**What the exercise asks**
Count the lines in the records below that contain the word "reserve", and give that figure alone.

[Collected data]
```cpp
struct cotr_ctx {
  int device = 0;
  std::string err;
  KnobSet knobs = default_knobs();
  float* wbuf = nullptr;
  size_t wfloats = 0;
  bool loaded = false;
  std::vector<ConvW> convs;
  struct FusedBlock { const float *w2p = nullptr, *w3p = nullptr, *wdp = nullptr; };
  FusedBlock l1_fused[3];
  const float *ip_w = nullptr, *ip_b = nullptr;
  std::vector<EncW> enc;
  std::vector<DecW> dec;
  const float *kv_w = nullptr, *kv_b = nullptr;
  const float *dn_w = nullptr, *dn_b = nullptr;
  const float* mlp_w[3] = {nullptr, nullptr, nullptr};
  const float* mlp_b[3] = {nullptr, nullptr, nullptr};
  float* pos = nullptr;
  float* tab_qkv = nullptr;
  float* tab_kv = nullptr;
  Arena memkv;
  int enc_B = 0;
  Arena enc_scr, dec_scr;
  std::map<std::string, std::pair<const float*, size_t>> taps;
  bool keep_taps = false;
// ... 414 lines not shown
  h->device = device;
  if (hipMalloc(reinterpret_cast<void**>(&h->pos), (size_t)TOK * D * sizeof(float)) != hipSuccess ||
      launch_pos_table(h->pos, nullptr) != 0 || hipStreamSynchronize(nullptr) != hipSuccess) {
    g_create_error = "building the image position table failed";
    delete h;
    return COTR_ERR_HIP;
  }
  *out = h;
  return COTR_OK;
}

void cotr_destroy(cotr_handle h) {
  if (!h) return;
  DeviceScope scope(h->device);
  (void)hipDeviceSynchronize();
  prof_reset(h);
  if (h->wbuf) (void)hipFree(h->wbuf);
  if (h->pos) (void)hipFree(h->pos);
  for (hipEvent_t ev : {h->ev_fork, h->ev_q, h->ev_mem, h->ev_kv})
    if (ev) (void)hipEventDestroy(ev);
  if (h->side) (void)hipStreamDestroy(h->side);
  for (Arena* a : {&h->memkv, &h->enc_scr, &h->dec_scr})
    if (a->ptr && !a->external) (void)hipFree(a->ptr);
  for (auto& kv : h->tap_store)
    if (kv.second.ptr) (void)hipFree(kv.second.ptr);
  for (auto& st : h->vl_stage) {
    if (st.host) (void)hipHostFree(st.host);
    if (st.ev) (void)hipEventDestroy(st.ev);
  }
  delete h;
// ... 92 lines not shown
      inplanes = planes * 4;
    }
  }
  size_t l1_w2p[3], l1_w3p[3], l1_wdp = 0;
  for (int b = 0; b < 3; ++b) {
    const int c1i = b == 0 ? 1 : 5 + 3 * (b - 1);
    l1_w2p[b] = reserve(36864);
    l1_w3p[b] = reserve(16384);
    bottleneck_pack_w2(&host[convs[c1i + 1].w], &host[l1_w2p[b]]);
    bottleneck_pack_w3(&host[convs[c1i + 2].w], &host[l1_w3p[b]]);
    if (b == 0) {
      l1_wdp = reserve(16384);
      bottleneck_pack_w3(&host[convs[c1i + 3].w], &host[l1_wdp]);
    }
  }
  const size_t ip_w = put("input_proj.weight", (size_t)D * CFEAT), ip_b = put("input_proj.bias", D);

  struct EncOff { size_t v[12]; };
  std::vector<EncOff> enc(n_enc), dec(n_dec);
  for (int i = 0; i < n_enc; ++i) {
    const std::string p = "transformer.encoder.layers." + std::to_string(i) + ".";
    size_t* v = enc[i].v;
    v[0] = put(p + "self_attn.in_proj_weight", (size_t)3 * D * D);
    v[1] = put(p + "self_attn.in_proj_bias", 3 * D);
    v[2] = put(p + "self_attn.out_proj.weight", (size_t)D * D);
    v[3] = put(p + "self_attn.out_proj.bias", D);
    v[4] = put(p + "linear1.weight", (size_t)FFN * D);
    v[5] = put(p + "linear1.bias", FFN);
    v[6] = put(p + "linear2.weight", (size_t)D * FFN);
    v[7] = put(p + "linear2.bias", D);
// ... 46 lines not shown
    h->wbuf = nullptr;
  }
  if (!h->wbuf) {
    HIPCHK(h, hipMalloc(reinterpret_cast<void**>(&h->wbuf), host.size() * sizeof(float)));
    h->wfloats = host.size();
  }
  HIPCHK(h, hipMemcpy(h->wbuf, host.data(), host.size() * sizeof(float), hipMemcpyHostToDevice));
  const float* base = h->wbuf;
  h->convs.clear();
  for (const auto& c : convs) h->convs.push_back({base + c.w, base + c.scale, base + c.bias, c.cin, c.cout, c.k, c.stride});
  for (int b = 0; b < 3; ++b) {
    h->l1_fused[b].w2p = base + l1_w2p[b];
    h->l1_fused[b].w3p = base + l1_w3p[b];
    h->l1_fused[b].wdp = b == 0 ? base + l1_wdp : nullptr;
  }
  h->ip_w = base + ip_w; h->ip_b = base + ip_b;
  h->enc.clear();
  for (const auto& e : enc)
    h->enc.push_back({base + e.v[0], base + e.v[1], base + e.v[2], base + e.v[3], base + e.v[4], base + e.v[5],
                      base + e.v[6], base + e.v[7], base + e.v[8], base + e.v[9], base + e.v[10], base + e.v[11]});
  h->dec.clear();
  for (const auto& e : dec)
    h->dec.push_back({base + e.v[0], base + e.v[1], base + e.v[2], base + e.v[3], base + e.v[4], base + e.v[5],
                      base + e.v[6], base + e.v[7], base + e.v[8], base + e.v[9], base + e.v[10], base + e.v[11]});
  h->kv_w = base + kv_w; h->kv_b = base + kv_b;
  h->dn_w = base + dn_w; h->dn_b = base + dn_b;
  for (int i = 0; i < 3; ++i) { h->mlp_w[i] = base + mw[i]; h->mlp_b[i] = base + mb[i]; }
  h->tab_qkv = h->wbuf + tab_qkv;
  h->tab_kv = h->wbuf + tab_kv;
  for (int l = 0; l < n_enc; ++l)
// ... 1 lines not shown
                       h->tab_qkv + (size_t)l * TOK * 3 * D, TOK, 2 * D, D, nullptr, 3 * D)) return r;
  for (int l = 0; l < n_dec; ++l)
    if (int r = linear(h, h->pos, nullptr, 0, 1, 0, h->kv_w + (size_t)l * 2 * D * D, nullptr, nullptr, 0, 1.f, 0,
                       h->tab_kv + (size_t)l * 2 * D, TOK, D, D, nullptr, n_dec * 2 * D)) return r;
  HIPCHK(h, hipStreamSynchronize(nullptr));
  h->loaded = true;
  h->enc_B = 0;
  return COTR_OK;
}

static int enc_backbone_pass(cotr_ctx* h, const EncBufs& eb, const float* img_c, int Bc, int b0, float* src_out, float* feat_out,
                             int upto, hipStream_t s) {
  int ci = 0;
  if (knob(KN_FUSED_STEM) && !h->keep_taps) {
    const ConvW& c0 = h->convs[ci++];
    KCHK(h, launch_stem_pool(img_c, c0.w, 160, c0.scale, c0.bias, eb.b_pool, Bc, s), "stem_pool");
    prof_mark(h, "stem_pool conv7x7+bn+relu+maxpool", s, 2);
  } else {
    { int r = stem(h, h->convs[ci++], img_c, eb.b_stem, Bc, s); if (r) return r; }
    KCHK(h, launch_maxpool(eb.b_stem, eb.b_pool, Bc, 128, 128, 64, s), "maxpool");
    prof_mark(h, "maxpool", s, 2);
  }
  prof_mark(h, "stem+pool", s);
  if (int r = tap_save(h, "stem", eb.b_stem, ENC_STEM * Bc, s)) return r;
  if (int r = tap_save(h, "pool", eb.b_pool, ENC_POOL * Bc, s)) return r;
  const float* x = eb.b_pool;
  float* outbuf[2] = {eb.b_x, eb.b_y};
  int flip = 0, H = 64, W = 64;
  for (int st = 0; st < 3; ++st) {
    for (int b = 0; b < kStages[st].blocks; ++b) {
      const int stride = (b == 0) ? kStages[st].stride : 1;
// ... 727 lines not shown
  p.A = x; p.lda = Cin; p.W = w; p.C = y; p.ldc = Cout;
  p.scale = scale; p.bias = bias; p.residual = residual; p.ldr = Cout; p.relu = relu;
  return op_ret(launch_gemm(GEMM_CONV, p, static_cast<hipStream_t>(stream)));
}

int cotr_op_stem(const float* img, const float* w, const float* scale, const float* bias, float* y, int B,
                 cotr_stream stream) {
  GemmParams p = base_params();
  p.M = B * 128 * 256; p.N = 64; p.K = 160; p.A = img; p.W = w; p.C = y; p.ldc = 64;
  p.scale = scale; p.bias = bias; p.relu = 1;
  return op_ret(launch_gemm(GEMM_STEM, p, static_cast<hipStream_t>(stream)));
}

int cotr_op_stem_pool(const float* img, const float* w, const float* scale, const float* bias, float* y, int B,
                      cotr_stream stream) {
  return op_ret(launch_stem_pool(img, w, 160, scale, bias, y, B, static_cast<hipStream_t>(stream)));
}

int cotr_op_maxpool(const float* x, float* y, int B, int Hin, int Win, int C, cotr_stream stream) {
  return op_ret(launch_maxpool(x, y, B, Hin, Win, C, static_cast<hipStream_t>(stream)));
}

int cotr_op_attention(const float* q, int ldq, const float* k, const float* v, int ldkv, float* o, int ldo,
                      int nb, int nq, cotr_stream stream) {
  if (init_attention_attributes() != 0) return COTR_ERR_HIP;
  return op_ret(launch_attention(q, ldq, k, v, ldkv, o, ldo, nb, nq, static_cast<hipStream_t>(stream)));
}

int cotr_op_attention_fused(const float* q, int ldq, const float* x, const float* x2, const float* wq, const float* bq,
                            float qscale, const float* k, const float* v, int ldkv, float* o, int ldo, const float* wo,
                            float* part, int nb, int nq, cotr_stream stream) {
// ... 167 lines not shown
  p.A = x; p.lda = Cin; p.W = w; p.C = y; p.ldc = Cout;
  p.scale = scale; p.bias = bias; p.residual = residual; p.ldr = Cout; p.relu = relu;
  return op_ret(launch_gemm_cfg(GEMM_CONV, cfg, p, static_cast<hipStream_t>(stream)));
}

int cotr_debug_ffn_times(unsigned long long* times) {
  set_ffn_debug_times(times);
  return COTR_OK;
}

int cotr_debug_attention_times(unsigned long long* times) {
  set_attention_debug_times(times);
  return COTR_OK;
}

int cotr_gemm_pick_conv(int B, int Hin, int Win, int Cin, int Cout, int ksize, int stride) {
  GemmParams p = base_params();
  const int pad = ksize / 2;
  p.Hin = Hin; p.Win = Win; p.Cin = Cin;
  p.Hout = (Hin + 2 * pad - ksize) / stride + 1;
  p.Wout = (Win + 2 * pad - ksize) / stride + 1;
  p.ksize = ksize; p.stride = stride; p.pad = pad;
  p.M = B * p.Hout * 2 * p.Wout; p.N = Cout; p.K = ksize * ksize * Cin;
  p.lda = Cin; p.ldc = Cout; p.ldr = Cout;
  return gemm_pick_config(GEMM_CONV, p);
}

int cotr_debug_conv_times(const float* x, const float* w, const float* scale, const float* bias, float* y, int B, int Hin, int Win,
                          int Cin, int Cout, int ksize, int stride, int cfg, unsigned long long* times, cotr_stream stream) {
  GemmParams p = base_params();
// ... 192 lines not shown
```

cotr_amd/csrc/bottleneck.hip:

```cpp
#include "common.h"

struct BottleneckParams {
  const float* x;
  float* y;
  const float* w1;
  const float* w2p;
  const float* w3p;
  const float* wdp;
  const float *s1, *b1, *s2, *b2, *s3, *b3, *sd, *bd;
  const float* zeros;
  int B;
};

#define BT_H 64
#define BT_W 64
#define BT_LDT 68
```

**Response to this exercise**
3